__Work to complete__.
Print every record word for word.
═══ Data ═══
__global__ __launch_bounds__(256) void split3_kernel(const float* __restrict__ src, unsigned short* __restrict__ dst, int64_t n) {
    const int64_t i = blockIdx.x * 256ll + threadIdx.x;
    if (i >= n) return;
    unsigned short h, m, l;
    limbs3(src[i], h, m, l);
    dst[i] = h;
    dst[n + i] = m;
    dst[2 * n + i] = l;
}

__global__ __launch_bounds__(256) void weight_transpose_x3_kernel(const float* __restrict__ w, const float* __restrict__ rowscale,
                                                                   unsigned short* __restrict__ dst, int Cout, int ntaps, int Cin,
                                                                   int flip) {
    __shared__ float tile[32][33];
    const int t = blockIdx.z;
    const int td = flip ? ntaps - 1 - t : t;
    const int ci0 = blockIdx.x * 32, co0 = blockIdx.y * 32;
    const int tx = threadIdx.x & 31, ty = threadIdx.x >> 5;
    for (int r = ty; r < 32; r += 8) {
        const int co = co0 + r, ci = ci0 + tx;
        float v = 0.f;
        if (co < Cout && ci < Cin) v = w[((int64_t)co * ntaps + t) * Cin + ci] * (rowscale ? rowscale[co] : 1.f);
        tile[r][tx] = v;
    }
    __syncthreads();
    const int64_t plane = (int64_t)Cin * ntaps * Cout;
    for (int r = ty; r < 32; r += 8) {
        const int ci = ci0 + r, co = co0 + tx;
        if (co < Cout && ci < Cin) {
            unsigned short h, m, l;
            limbs3(tile[tx][r], h, m, l);
            const int64_t o = ((int64_t)ci * ntaps + td) * Cout + co;
            dst[o] = h;
            dst[plane + o] = m;
            dst[2 * plane + o] = l;
        }
    }
}

int num_cus() {
    static int n = 0;
    if (n == 0) {
        int dev = 0;
        hipDeviceProp_t prop;
        if (hipGetDevice(&dev) == hipSuccess && hipGetDeviceProperties(&prop, dev) == hipSuccess)
            n = prop.multiProcessorCount;
        if (n <= 0) n = 256;
    }
    return n;
}

struct IgemmShape { int64_t mtiles; bool seg_taps; };

int igemm_plan(const erd_conv_desc* d, const IgemmShape& sh, int tiles, int nkt, int BKT, int MINW, bool BF, SkWs& ws) {
    const int slots = MINW * erd::usable_cus(num_cus());
    int G = tiles;
    ws = SkWs{nullptr, nullptr, xcd_order_enabled(), 0};
    const size_t slab_bytes = (size_t)2 * 4 * num_cus() * 128 * 128 * sizeof(float);
    const size_t need = slab_bytes + (size_t)tiles * sizeof(int);
    const bool ragged = tiles < 8 * slots && (tiles % slots) != 0;
    const bool sk_pays = BF ? tiles * 2 <= slots : true;
    static const int min_slices = getenv("ERD_SK_MIN_SLICES") ? atoi(getenv("ERD_SK_MIN_SLICES")) : 8;
    const int64_t units = (int64_t)tiles * nkt;
    const bool tiny = units < slots && min_slices > 0 && nkt >= 2 * min_slices && !BF;
    if (sh.seg_taps) ws.xcd_order = 0;
    static const int sk_min_k = getenv("ERD_SK_MIN_K") ? atoi(getenv("ERD_SK_MIN_K")) : 512;
    if (d->sk_ws && d->sk_ws_bytes >= need && ragged && sk_pays && !sh.seg_taps && nkt * BKT >= sk_min_k && (units >= slots || tiny)) {
        G = (int)std::min<int64_t>(slots, min_slices > 0 ? std::max<int64_t>(tiles, units / min_slices) : slots);
        ws.slabs = reinterpret_cast<float*>(d->sk_ws);
        ws.cnt = reinterpret_cast<int*>(reinterpret_cast<char*>(d->sk_ws) + slab_bytes);
// ... 231 lines not shown
    if (rowdot && !(accumulate & 2)) (void)hipMemsetAsync(rowdot, 0, sizeof(float) * Cout, (hipStream_t)stream);
    hipLaunchKernelGGL(wgrad_reduce_kernel, dim3(Cout, (K + 1023) / 1024), dim3(256), 0, (hipStream_t)stream, part,
                       nsplit, Cout, K, w, rowscale, dW, accumulate & 1, rowdot, erd_wgrad_reduce_groups{});
    return erd::check_launch("wgrad_reduce");
}
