# raphaelsulzer/dgnn

Hardware: AMD Instinct MI355X
Metric: tetrahedra/sec (in/out classified), 1M-tet graph at 1/2/4/8 MI355X (higher is better)
Workload: dtype f32 (fp16x2-split products, 22-bit operands; `exact_f32` = bit-faithful fp32 products)

## Files before the change

### dgnn_amd/csrc/fused_ws.hip

```cpp
#include <stdlib.h>

#include "common.h"
#include "fused_common.h"

namespace {
using namespace fused;

typedef float f32x4_t __attribute__((ext_vector_type(4)));
#define H8(v) __builtin_bit_cast(f16x8, v)

constexpr int WS_C = 128;
constexpr int WS_TILE = 32;
constexpr int WS_NP = 8;
template <int CIN> struct WsC {
    static constexpr int NCH = CIN / 16;
    static constexpr int NV = NCH / 4;
    static constexpr int KH = CIN / 32;
    static constexpr int PP = CIN / 8;
    static constexpr int ROWB = 8 * CIN;
    static constexpr int SLOT = WS_TILE * ROWB;
    static constexpr int BP = NCH * 2 * 48 * 16;
};
template <int CIN, int RING> struct WsL {
    static constexpr int OFF_BP = RING * WsC<CIN>::SLOT;
    static constexpr int OFF_ROWF = OFF_BP + WsC<CIN>::BP;
    static constexpr int OFF_CST = OFF_ROWF + RING * WS_TILE * 4;
    static constexpr int OFF_SC = OFF_CST + 3 * WS_C * 4;
    static constexpr int OFF_DC = OFF_SC + 16 + 2 * RING * 4 + 16 + 16;
    static constexpr int OFF_PLOG = OFF_DC + (64 + 64 + 128 + 4) * 4;
    static constexpr int OFF_YS = OFF_PLOG + 2 * 4 * 32 * 8;
    static constexpr int OFF_CMAX = OFF_YS + 2 * 32 * 4;
    static constexpr int OFF_W0S = OFF_CMAX + 4 * 32 * 4;
    static constexpr int OFF_W0 = (OFF_W0S + 32 + 255) & ~255;
    static constexpr int OFF_YT = OFF_W0 + 4 * 4 * 2 * 64 * 16;
    static constexpr int SMEM = OFF_SC + 16 + 2 * RING * 4 + 16 + 16;
    static constexpr int SMEM_DEC = OFF_YT + 2 * 4 * 2 * 2 * 64 * 16;
    static_assert(SMEM_DEC <= 160 * 1024, "the LDS of one CU");
};

struct WsDec {
    const float* W0;
    const float* b0;
    const float* scale1;
    const float* shift1;
    const float* W3;
    const float* b3;
    float* logits;
};


__device__ __forceinline__ void st_nt16(float* p, f32x4_t v) { __builtin_nontemporal_store(v, reinterpret_cast<f32x4_t*>(p)); }
typedef uint32_t u32x2_t __attribute__((ext_vector_type(2)));
__device__ __forceinline__ float ub16_lo(uint32_t u) { return __builtin_fabsf(__builtin_bit_cast(float, u << 15)); }
__device__ __forceinline__ float ub16_hi(uint32_t u) { return __builtin_bit_cast(float, (u >> 16) << 15); }
__device__ __forceinline__ uint32_t ub16_enc(float v) {
    const uint32_t b = __builtin_bit_cast(uint32_t, v) & 0x7FFFFFFFu;
    return (b + 0x3FFFu + ((b >> 15) & 1u)) >> 15;
}
__device__ __forceinline__ uint32_t bits(float f) { return __builtin_bit_cast(uint32_t, f); }
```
═══
__Answer to the exercise__.
__global__ __launch_bounds__(256) void split3_kernel(const float* __restrict__ src, unsigned short* __restrict__ dst, int64_t n) {
    const int64_t i = blockIdx.x * 256ll + threadIdx.x;
    if (i >= n) return;
    unsigned short h, m, l;
    limbs3(src[i], h, m, l);
    dst[i] = h;
    dst[n + i] = m;
    dst[2 * n + i] = l;
}

__global__ __launch_bounds__(256) void weight_transpose_x3_kernel(const float* __restrict__ w, const float* __restrict__ rowscale,
                                                                   unsigned short* __restrict__ dst, int Cout, int ntaps, int Cin,
                                                                   int flip) {
    __shared__ float tile[32][33];
    const int t = blockIdx.z;
    const int td = flip ? ntaps - 1 - t : t;
    const int ci0 = blockIdx.x * 32, co0 = blockIdx.y * 32;
    const int tx = threadIdx.x & 31, ty = threadIdx.x >> 5;
    for (int r = ty; r < 32; r += 8) {
        const int co = co0 + r, ci = ci0 + tx;
        float v = 0.f;
        if (co < Cout && ci < Cin) v = w[((int64_t)co * ntaps + t) * Cin + ci] * (rowscale ? rowscale[co] : 1.f);
        tile[r][tx] = v;
    }
    __syncthreads();
    const int64_t plane = (int64_t)Cin * ntaps * Cout;
    for (int r = ty; r < 32; r += 8) {
        const int ci = ci0 + r, co = co0 + tx;
        if (co < Cout && ci < Cin) {
            unsigned short h, m, l;
            limbs3(tile[tx][r], h, m, l);
            const int64_t o = ((int64_t)ci * ntaps + td) * Cout + co;
            dst[o] = h;
            dst[plane + o] = m;
            dst[2 * plane + o] = l;
        }
    }
}

int num_cus() {
    static int n = 0;
    if (n == 0) {
        int dev = 0;
        hipDeviceProp_t prop;
        if (hipGetDevice(&dev) == hipSuccess && hipGetDeviceProperties(&prop, dev) == hipSuccess)
            n = prop.multiProcessorCount;
        if (n <= 0) n = 256;
    }
    return n;
}

struct IgemmShape { int64_t mtiles; bool seg_taps; };

int igemm_plan(const erd_conv_desc* d, const IgemmShape& sh, int tiles, int nkt, int BKT, int MINW, bool BF, SkWs& ws) {
    const int slots = MINW * erd::usable_cus(num_cus());
    int G = tiles;
    ws = SkWs{nullptr, nullptr, xcd_order_enabled(), 0};
    const size_t slab_bytes = (size_t)2 * 4 * num_cus() * 128 * 128 * sizeof(float);
    const size_t need = slab_bytes + (size_t)tiles * sizeof(int);
    const bool ragged = tiles < 8 * slots && (tiles % slots) != 0;
    const bool sk_pays = BF ? tiles * 2 <= slots : true;
    static const int min_slices = getenv("ERD_SK_MIN_SLICES") ? atoi(getenv("ERD_SK_MIN_SLICES")) : 8;
    const int64_t units = (int64_t)tiles * nkt;
    const bool tiny = units < slots && min_slices > 0 && nkt >= 2 * min_slices && !BF;
    if (sh.seg_taps) ws.xcd_order = 0;
    static const int sk_min_k = getenv("ERD_SK_MIN_K") ? atoi(getenv("ERD_SK_MIN_K")) : 512;
    if (d->sk_ws && d->sk_ws_bytes >= need && ragged && sk_pays && !sh.seg_taps && nkt * BKT >= sk_min_k && (units >= slots || tiny)) {
        G = (int)std::min<int64_t>(slots, min_slices > 0 ? std::max<int64_t>(tiles, units / min_slices) : slots);
        ws.slabs = reinterpret_cast<float*>(d->sk_ws);
        ws.cnt = reinterpret_cast<int*>(reinterpret_cast<char*>(d->sk_ws) + slab_bytes);
// ... 231 lines not shown
    if (rowdot && !(accumulate & 2)) (void)hipMemsetAsync(rowdot, 0, sizeof(float) * Cout, (hipStream_t)stream);
    hipLaunchKernelGGL(wgrad_reduce_kernel, dim3(Cout, (K + 1023) / 1024), dim3(256), 0, (hipStream_t)stream, part,
                       nsplit, Cout, K, w, rowscale, dW, accumulate & 1, rowdot, erd_wgrad_reduce_groups{});
    return erd::check_launch("wgrad_reduce");
}
# raphaelsulzer/dgnn

Hardware: AMD Instinct MI355X
Metric: tetrahedra/sec (in/out classified), 1M-tet graph at 1/2/4/8 MI355X (higher is better)
Workload: dtype f32 (fp16x2-split products, 22-bit operands; `exact_f32` = bit-faithful fp32 products)

## Files before the change

### dgnn_amd/csrc/fused_ws.hip

```cpp
#include <stdlib.h>

#include "common.h"
#include "fused_common.h"

namespace {
using namespace fused;

typedef float f32x4_t __attribute__((ext_vector_type(4)));
#define H8(v) __builtin_bit_cast(f16x8, v)

constexpr int WS_C = 128;
constexpr int WS_TILE = 32;
constexpr int WS_NP = 8;
template <int CIN> struct WsC {
    static constexpr int NCH = CIN / 16;
    static constexpr int NV = NCH / 4;
    static constexpr int KH = CIN / 32;
    static constexpr int PP = CIN / 8;
    static constexpr int ROWB = 8 * CIN;
    static constexpr int SLOT = WS_TILE * ROWB;
    static constexpr int BP = NCH * 2 * 48 * 16;
};
template <int CIN, int RING> struct WsL {
    static constexpr int OFF_BP = RING * WsC<CIN>::SLOT;
    static constexpr int OFF_ROWF = OFF_BP + WsC<CIN>::BP;
    static constexpr int OFF_CST = OFF_ROWF + RING * WS_TILE * 4;
    static constexpr int OFF_SC = OFF_CST + 3 * WS_C * 4;
    static constexpr int OFF_DC = OFF_SC + 16 + 2 * RING * 4 + 16 + 16;
    static constexpr int OFF_PLOG = OFF_DC + (64 + 64 + 128 + 4) * 4;
    static constexpr int OFF_YS = OFF_PLOG + 2 * 4 * 32 * 8;
    static constexpr int OFF_CMAX = OFF_YS + 2 * 32 * 4;
    static constexpr int OFF_W0S = OFF_CMAX + 4 * 32 * 4;
    static constexpr int OFF_W0 = (OFF_W0S + 32 + 255) & ~255;
    static constexpr int OFF_YT = OFF_W0 + 4 * 4 * 2 * 64 * 16;
    static constexpr int SMEM = OFF_SC + 16 + 2 * RING * 4 + 16 + 16;
    static constexpr int SMEM_DEC = OFF_YT + 2 * 4 * 2 * 2 * 64 * 16;
    static_assert(SMEM_DEC <= 160 * 1024, "the LDS of one CU");
};

struct WsDec {
    const float* W0;
    const float* b0;
    const float* scale1;
    const float* shift1;
    const float* W3;
    const float* b3;
    float* logits;
};


__device__ __forceinline__ void st_nt16(float* p, f32x4_t v) { __builtin_nontemporal_store(v, reinterpret_cast<f32x4_t*>(p)); }
typedef uint32_t u32x2_t __attribute__((ext_vector_type(2)));
__device__ __forceinline__ float ub16_lo(uint32_t u) { return __builtin_fabsf(__builtin_bit_cast(float, u << 15)); }
__device__ __forceinline__ float ub16_hi(uint32_t u) { return __builtin_bit_cast(float, (u >> 16) << 15); }
__device__ __forceinline__ uint32_t ub16_enc(float v) {
    const uint32_t b = __builtin_bit_cast(uint32_t, v) & 0x7FFFFFFFu;
    return (b + 0x3FFFu + ((b >> 15) & 1u)) >> 15;
}
__device__ __forceinline__ uint32_t bits(float f) { return __builtin_bit_cast(uint32_t, f); }
```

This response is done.